August 29th Week-2 Blog


Dr. Branch at the University of Georgia clear idea of the characteristics of instructional design. He presents seven features: it is a student-centered process, a goal-oriented process, a creative process, an empirical, integrative, and self-correcting process, a team effort, it also focuses on meaningful performance, assumes outcomes are measurable, reliable, and valid (Branch, 2018).

That gives people a general idea of how the instructional design is, and how it could present to researchers and audiences. The most remarkable characteristic I believe is: instructional design is a creative process. "Instructional design is a system of procedures for developing education and training materials in a consistent and reliable fashion"(Branch, 2018).
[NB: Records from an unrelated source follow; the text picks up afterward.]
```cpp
template <bool SR>
static hipError_t launch_part(const uint8_t *pk, const uint8_t *sig, const uint8_t *msg, const uint32_t *msg_off,
                              const uint32_t *idx, const uint32_t *count_ptr, uint32_t n, uint32_t e_base,
                              const fe *btab_q, const strobe_t *prefix, Ed25519Work w, MsmWork mw,
                              const MsmParams &p, const MsmSeed &seed, uint8_t *out, int aligned,
                              hipStream_t stream) {
  w.niels = mw.pts;
  hipError_t e = launch_prep<SR>(pk, sig, msg, msg_off, idx, count_ptr, n, prefix, w, aligned, stream);
  if (e != hipSuccess) return e;
  if ((e = launch_sort<SR, false>(sig, idx, count_ptr, n, e_base, btab_q, w, mw, p, seed, out, aligned, stream)) !=
      hipSuccess)
    return e;
  if (split_on(mw, p)) {
    const uint64_t hb = ((uint64_t)p.groups * p.split_max + kHiBlock / 4 - 1) / (kHiBlock / 4);
    hipLaunchKernelGGL(k_msm_hi_points, dim3((uint32_t)hb), dim3(kHiBlock), 0, stream, w, mw, p);
    if ((e = hipGetLastError()) != hipSuccess) return e;
  }
  return launch_buckets(count_ptr, n, mw, p, stream);
}

template <bool SR>
static hipError_t launch_tail_stages(const uint8_t *sig, const uint32_t *idx, const uint32_t *count_ptr, uint32_t n,
                                     const fe *btab_q, Ed25519Work w, MsmWork mw, const MsmParams &p,
                                     const MsmSeed &seed, uint8_t *out, int aligned, hipStream_t stream) {
  hipError_t e;
  const bool located = locate_enabled(n, p);
  const bool split = split_on(mw, p);
  const uint8_t *gsplit = split ? mw.grp_split : nullptr;
  const bool helped = !located && w.hs_buf && !split;
  const uint32_t hblocks = (p.groups + 15) / 16;
  if (helped) {
    hipLaunchKernelGGL(k_msm_horner_helped<SR>, dim3(hblocks + (n + 63) / 64), dim3(64), 0, stream, count_ptr, n, mw,
                       p, w, hblocks);
// ... 260 lines not shown
```

tendermint_amd/csrc/tmverify_runtime.cpp:

```cpp
#include <hip/hip_runtime.h>
#include <sys/random.h>

#include <cerrno>

#include <algorithm>
#include <array>
#include <atomic>
#include <chrono>
#include <cstdint>
#include <list>
#include <unordered_map>
#include <cstdlib>
#include <cstdio>
#include <cstring>
#include <functional>
#include <memory>
#include <condition_variable>
#include <mutex>
#include <string>
#include <thread>
#include <vector>

#include "../../include/tmverify.h"
#include "ed25519_core.h"
// ... 359 lines not shown
    if (e == hipErrorNotReady) return 1;
    err = e;
    return 2;
  }, g_timeout_ms);
  if (r == tmh::Poll::kTimeout) {
    d.faulted = true;
    set_error("device wait exceeded TMV_DEVICE_TIMEOUT_MS (" + std::to_string(g_timeout_ms) + " ms)");
    return hipErrorNotReady;
  }
  return err;
}
hipError_t wait_event(Device &d, hipEvent_t ev) {
  read_env();
  hipError_t err = hipSuccess;
  const tmh::Poll r = tmh::poll_until([&] {
    const hipError_t e = hipEventQuery(ev);
    if (e == hipSuccess) return 0;
    if (e == hipErrorNotReady) return 1;
    err = e;
    return 2;
  }, g_timeout_ms);
  if (r == tmh::Poll::kTimeout) {
    d.faulted = true;
    set_error("device wait exceeded TMV_DEVICE_TIMEOUT_MS (" + std::to_string(g_timeout_ms) + " ms)");
    return hipErrorNotReady;
  }
  return err;
}
int wait_rc(hipError_t e) { return e == hipErrorNotReady ? TMV_ERR_TIMEOUT : TMV_ERR_LAUNCH; }
int faulted_rc(Device &d) {
  set_error("device timed out earlier (TMV_ERR_TIMEOUT); open a new context");
  return TMV_ERR_TIMEOUT;
}
int use_device(Device &d, void *stream = nullptr, hipStream_t *s = nullptr) {
  const hipError_t e = hipSetDevice(d.id);
  if (e != hipSuccess) { set_error("hipSetDevice", e); return TMV_ERR_NO_DEVICE; }
  if (!s) return 0;
  *s = stream ? static_cast<hipStream_t>(stream) : context_stream(d);
  if (!*s) { set_error("hipStreamCreate failed"); return TMV_ERR_NO_DEVICE; }
  return 0;
}

constexpr double kRunningSumWeight = 3.0;
static double running_sum_weight() {
  const char *e = tmv::ab_knob("TMV_RS_WEIGHT");
  return e ? atof(e) : kRunningSumWeight;
}
static std::atomic<uint32_t> g_split_groups{tmv::kMsmSplitGroups};
static std::atomic<uint32_t> g_split_max{tmv::kMsmSplitMax};
static uint32_t split_max() {
  const char *e = tmv::ab_knob("TMV_SPLIT_MAX");
  return e ? (uint32_t)strtoul(e, nullptr, 10) : g_split_max.load(std::memory_order_relaxed);
}
tmv::MsmParams msm_params(uint32_t n, uint32_t m_log2, uint32_t c, bool merged = false, bool ed_only = false,
                          int sub = -1) {
  const uint32_t lmin = tmv::locate_min_entries();
  if (m_log2 == 0) m_log2 = merged ? 8 : (ed_only && lmin && n >= lmin ? 7 : 6);
  m_log2 = std::max<uint32_t>(5, std::min<uint32_t>(10, m_log2));
  if (c == 0) {
    const double m = double(1u << m_log2), rsw = running_sum_weight();
    double best = 1e30;
    for (uint32_t cc = 4; cc <= 9; cc++) {
      const double W = (254 + cc - 1) / cc, WR = (129 + cc - 1) / cc, H = double(1u << (cc - 1));
      const double cost = merged ? m * WR + 2.2 * WR * H : m * (W + WR) + rsw * W * H;
      if (cost < best) { best = cost; c = cc; }
    }
  }
  c = std::max<uint32_t>(4, std::min<uint32_t>(9, c));
  tmv::MsmParams p = tmv::MsmParams::make(n, m_log2, c, merged);
  if (g_msm_chunk == 16 || g_msm_chunk == 32) p.L = g_msm_chunk;
  if (g_msm_parts && g_msm_parts <= p.H && !(g_msm_parts & (g_msm_parts - 1))) p.P = g_msm_parts;
  p.sub = merged ? 0 : (sub < 0 ? (tmv::subcheck_enabled(m_log2) ? 1 : 0) : (uint32_t)sub);
  const uint32_t sg = g_split_groups.load(std::memory_order_relaxed);
  const uint32_t smax = tmv::split_max_for(p.m(), split_max());
  if (!merged && ed_only && smax && (sg == 1 || (p.P == 1 && p.groups >= sg)) &&
      2ull * n + 2 + (uint64_t)p.groups * smax < (1ull << 31)) {
    p.split = 1;
    p.split_max = smax;
    p.P = 1;
  }
  return p;
}

struct EngineTimer {
  bool on = tmh::host_timing();
  std::chrono::steady_clock::time_point t = std::chrono::steady_clock::now();
  void mark(const char *what, uint32_t n) {
    if (!on) return;
    const auto now = std::chrono::steady_clock::now();
    fprintf(stderr, "[tmv_engine] %-8s %9.3f ms (n=%u)\n", what,
            std::chrono::duration<double, std::milli>(now - t).count(), n);
    t = now;
  }
};

struct Layout {
  size_t pk, sig, off, msg, total;
  Layout(uint32_t n, size_t msg_bytes) {
    pk = 0;
    sig = align16(pk + 32ull * n);
    off = align16(sig + 64ull * n);
    msg = align16(off + 4ull * (n + 1));
    total = align16(msg + std::max<size_t>(msg_bytes, 1));
  }
};

struct LaunchOpts {
  bool batch_eq = false;
  tmv::MsmParams p{};
  tmv::MsmParams p_ed{};
  tmv::MsmParams p_ed_streamed{};
  tmv::MsmSeed seed[2]{};
  int err = 0;
  bool stats = false;
};

std::atomic<int> g_rand_fault_err{0}, g_rand_fault_count{0};

int draw_weight_key(uint8_t key[32]) {
  size_t got = 0;
  while (got < 32) {
    ssize_t r;
    int fc = g_rand_fault_count.load();
    if (fc != 0) {
      if (fc > 0) g_rand_fault_count.fetch_sub(1);
      errno = g_rand_fault_err.load();
      r = -1;
    } else {
      r = getrandom(key + got, 32 - got, 0);
    }
    if (r > 0) {
// ... 818 lines not shown
  else if (!strcmp(kernel, "k_merkle_aunts")) k = tmv::ktimer::kMerkleAunts;
  else if (!strcmp(kernel, "k_merkle_verify_proofs")) k = tmv::ktimer::kMerkleVerify;
  else if (!strcmp(kernel, "k_merkle_leaves")) k = tmv::ktimer::kMerkleLeaves;
  else if (!strcmp(kernel, "k_commit_leaves")) k = tmv::ktimer::kCommitLeaves;
  else if (!strcmp(kernel, "k_vote_ext_signbytes")) k = tmv::ktimer::kVoteExtSignbytes;
  else if (!strcmp(kernel, "k_merkle_digests_long")) k = tmv::ktimer::kMerkleDigestsLong;
  else if (!strcmp(kernel, "k_merkle_value_ops")) k = tmv::ktimer::kMerkleValueOps;
  else if (!strcmp(kernel, "k_result_leaves")) k = tmv::ktimer::kResultLeaves;
  else if (!strcmp(kernel, "k_span_leaves")) k = tmv::ktimer::kSpanLeaves;
  else { set_error("unknown timed kernel"); return TMV_ERR_ARG; }
  *total_ms = 0;
  *launches = 0;
  const int e = tmv::ktimer::read(k, total_ms, launches);
  if (e) { set_error("hipEventElapsedTime", (hipError_t)e); return TMV_ERR_LAUNCH; }
  return 0;
}

const char *tmv_last_error(void) { return g_last_error.c_str(); }
void tmv_internal_set_error(const char *msg) { g_last_error = msg ? msg : ""; }

void tmv_internal_random_fault(int err, int count) {
  g_rand_fault_err = err;
  g_rand_fault_count = count;
}
int tmv_internal_option(const char *name, int64_t value) {
  if (name && !strcmp(name, "half_scalars")) {
    tmv::set_half_scalar_mode((int)value);
    return 0;
  }
  if (name && !strcmp(name, "point_cache_min")) {
    tmv::set_point_cache_min(value < 0 ? 0u : (uint32_t)value);
    return 0;
  }
  if (name && !strcmp(name, "column_tile")) {
    g_column_tile = value;
    return 0;
  }
  if (name && !strcmp(name, "compact_groups")) {
    tmv::set_compact_groups(value < 0 ? 0u : (uint32_t)value);
    return 0;
  }
  if (name && !strcmp(name, "key_merge")) {
    tmv::set_key_merge(value != 0);
    return 0;
  }
  if (name && !strcmp(name, "split_groups")) {
    g_split_groups = value <= 0 ? tmv::kMsmSplitGroups : (uint32_t)value;
    return 0;
  }
  if (name && !strcmp(name, "split_max")) {
    g_split_max = value <= 0 ? tmv::kMsmSplitMax : (uint32_t)value;
    return 0;
  }
  set_error("unknown internal option");
  return TMV_ERR_ARG;
}
int tmv_internal_checks(uint32_t *out3, int reset) {
  if (!out3) { set_error("null argument"); return TMV_ERR_ARG; }
  if (!tmv::read_checks(out3, reset != 0)) {
    set_error("not a TMV_CHECKS build, or the device read failed");
    return TMV_ERR_ARG;
  }
  return 0;
}
int64_t tmv_internal_mixed_stream_chunk(uint64_t free_bytes) {
  read_env();
  return mixed_stream_chunk((size_t)free_bytes);
}
int tmv_internal_draw_key(uint8_t *out32) {
  if (!out32) { set_error("null argument"); return TMV_ERR_ARG; }
  return draw_weight_key(out32);
}

tmv_ctx *tmv_open(uint32_t device_mask) { return tmv_open_logical(device_mask, 1); }

tmv_ctx *tmv_open_logical(uint32_t device_mask, int logical) {
  release_leaked_pins();
  int count = 0;
  hipError_t e = hipGetDeviceCount(&count);
  if (e != hipSuccess || count <= 0) {
    set_error(e != hipSuccess ? std::string("hipGetDeviceCount: ") + hipGetErrorString(e)
                              : std::string("no HIP device visible"));
    return nullptr;
  }
  logical = std::max(1, std::min(8, logical));
  if (logical > 1)
    fprintf(stderr, "tmverify: TEST AID tmv_open_logical: every GPU opened as %d logical devices\n", logical);
  auto ctx = std::make_unique<tmv_ctx>();
  for (int i = 0; i < count && i < 32; i++) {
    if (device_mask != 0 && !(device_mask & (1u << i))) continue;
    for (int k = 0; k < logical; k++) {
      auto d = std::make_unique<Device>();
      d->id = i;
      if (init_device(*d) != 0) {
        tmv_close(ctx.release());
        return nullptr;
      }
      ctx->devs.push_back(std::move(d));
    }
  }
  if (ctx->devs.empty()) {
    set_error("device_mask selects no visible device");
    return nullptr;
  }
  return ctx.release();
}
// ... 1253 lines not shown
```

Measured before the change: 245.7 million.

## Spread split-scalar leader digit work across thread lanes in MSM sort

In the split path of the MSM sort kernel, each leader scalar's low and high halves (plus the base scalar) become separate tasks, each handled by its own thread. The tasks are staged through a shared-memory table so histogram and scatter run in parallel instead of serially per leader and on thread 0 for the base scalar. This is meant to shorten the serial tail of the sort kernel. In exchange it adds shared-memory staging, a launch-bounds occupancy hint for the split variant, and a cap on split_max tied to the sort block size.

Measured after the change: 245.6 million, median of 4. No clear change (-0.0%).

```diff
diff --git a/__graft_entry__.py b/__graft_entry__.py
--- a/__graft_entry__.py
+++ b/__graft_entry__.py
@@ -18,6 +18,7 @@
     subprocess.run(["make", "-s", "-C", os.path.join(REPO, "tests", "native", "pcache")], check=True)
     subprocess.run(["make", "-s", "-C", os.path.join(REPO, "tests", "native", "colorder")], check=True)
     subprocess.run(["make", "-s", "-C", os.path.join(REPO, "tests", "native", "split")], check=True)
+    subprocess.run(["make", "-s", "-C", os.path.join(REPO, "tests", "native", "splitlanes")], check=True)
     subprocess.run(["make", "-s", "-C", os.path.join(REPO, "tests", "native", "blocks")], check=True)
     subprocess.run(["make", "-s", "-C", os.path.join(REPO, "tests", "native", "voteext")], check=True)
     subprocess.run(["make", "-s", "-C", os.path.join(REPO, "tests", "native", "proofops")], check=True)
diff --git a/tendermint_amd/csrc/msm.h b/tendermint_amd/csrc/msm.h
--- a/tendermint_amd/csrc/msm.h
+++ b/tendermint_amd/csrc/msm.h
@@ -3,6 +3,7 @@
 #include <stdint.h>
 #include "curve25519.h"
 #include "split.h"
+#include "split_lanes.h"
 
 namespace tmv {
 
@@ -13,6 +14,7 @@
 constexpr uint32_t kMsmSplitGroups = 4096;
 constexpr uint32_t kMsmSplitMax = 8;
 constexpr int kMsmSortBlock = 256;
+TMV_HD uint32_t sort_block(uint32_t m_log2) { return m_log2 <= 8 ? 64u : (uint32_t)kMsmSortBlock; }
 constexpr uint32_t kSubGroupLog2 = 3;
 constexpr uint32_t kSubGroup = 1u << kSubGroupLog2;
 
@@ -61,6 +63,7 @@
   uint32_t Wl;
   uint32_t split_max;
   uint32_t split;
+  uint32_t lanes;
 
   TMV_HD uint32_t m() const { return 1u << m_log2; }
   TMV_HD uint32_t WL() const { return (129 + m_log2 + c - 1) / c; }
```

In other words, it is a creative process. As a process, it includes an obvious goal for each design purpose, it must be student-centered to fit the audiences' needs. It also will be a creative process, because each goal, target cohort will have different needs, every performance, outcome measure, and the self-correcting process will also be unique and independent. All of those work definitely needs to be done as a group or working in a team. They are all unique but all follow the same process principle, as illustrated in both Dr. Branch and Dr. Dick's article, even though the processes are different, but they are all generated from the same model(Branch, 2018; Dick, 2001).

Thus, it is not hard to conclude that the instructional design is a creative process because it actually contains all other characteristics. Just as Dr. Mintz mentioned in his article: "Let me conclude by urging you to think outside your comfort zone and integrate one or more of these course design strategies into your classes."(Mintz, 2021).




Reference:

Branch, R. M. (2018). Characteristics of instructional design models. In R. A. Reiser & J. V. Dempsey (Eds.), Trends and issues in instructional design and technology (4th Ed.), (pp. 23-30). New York, NY: Pearson Education.

Mintz, Steven (2021, February 8). 7 innovative approaches to course design. Inside Higher Ed. Retrieved from https://www.insidehighered.com/blogs/higher-ed-gamma/7-innovative-approaches-course-design

Dick, W., Carey, L., & Carey, J. O. (2001). The systematic design of instruction(5th ed.) (pp. 2-14). New York: Longman.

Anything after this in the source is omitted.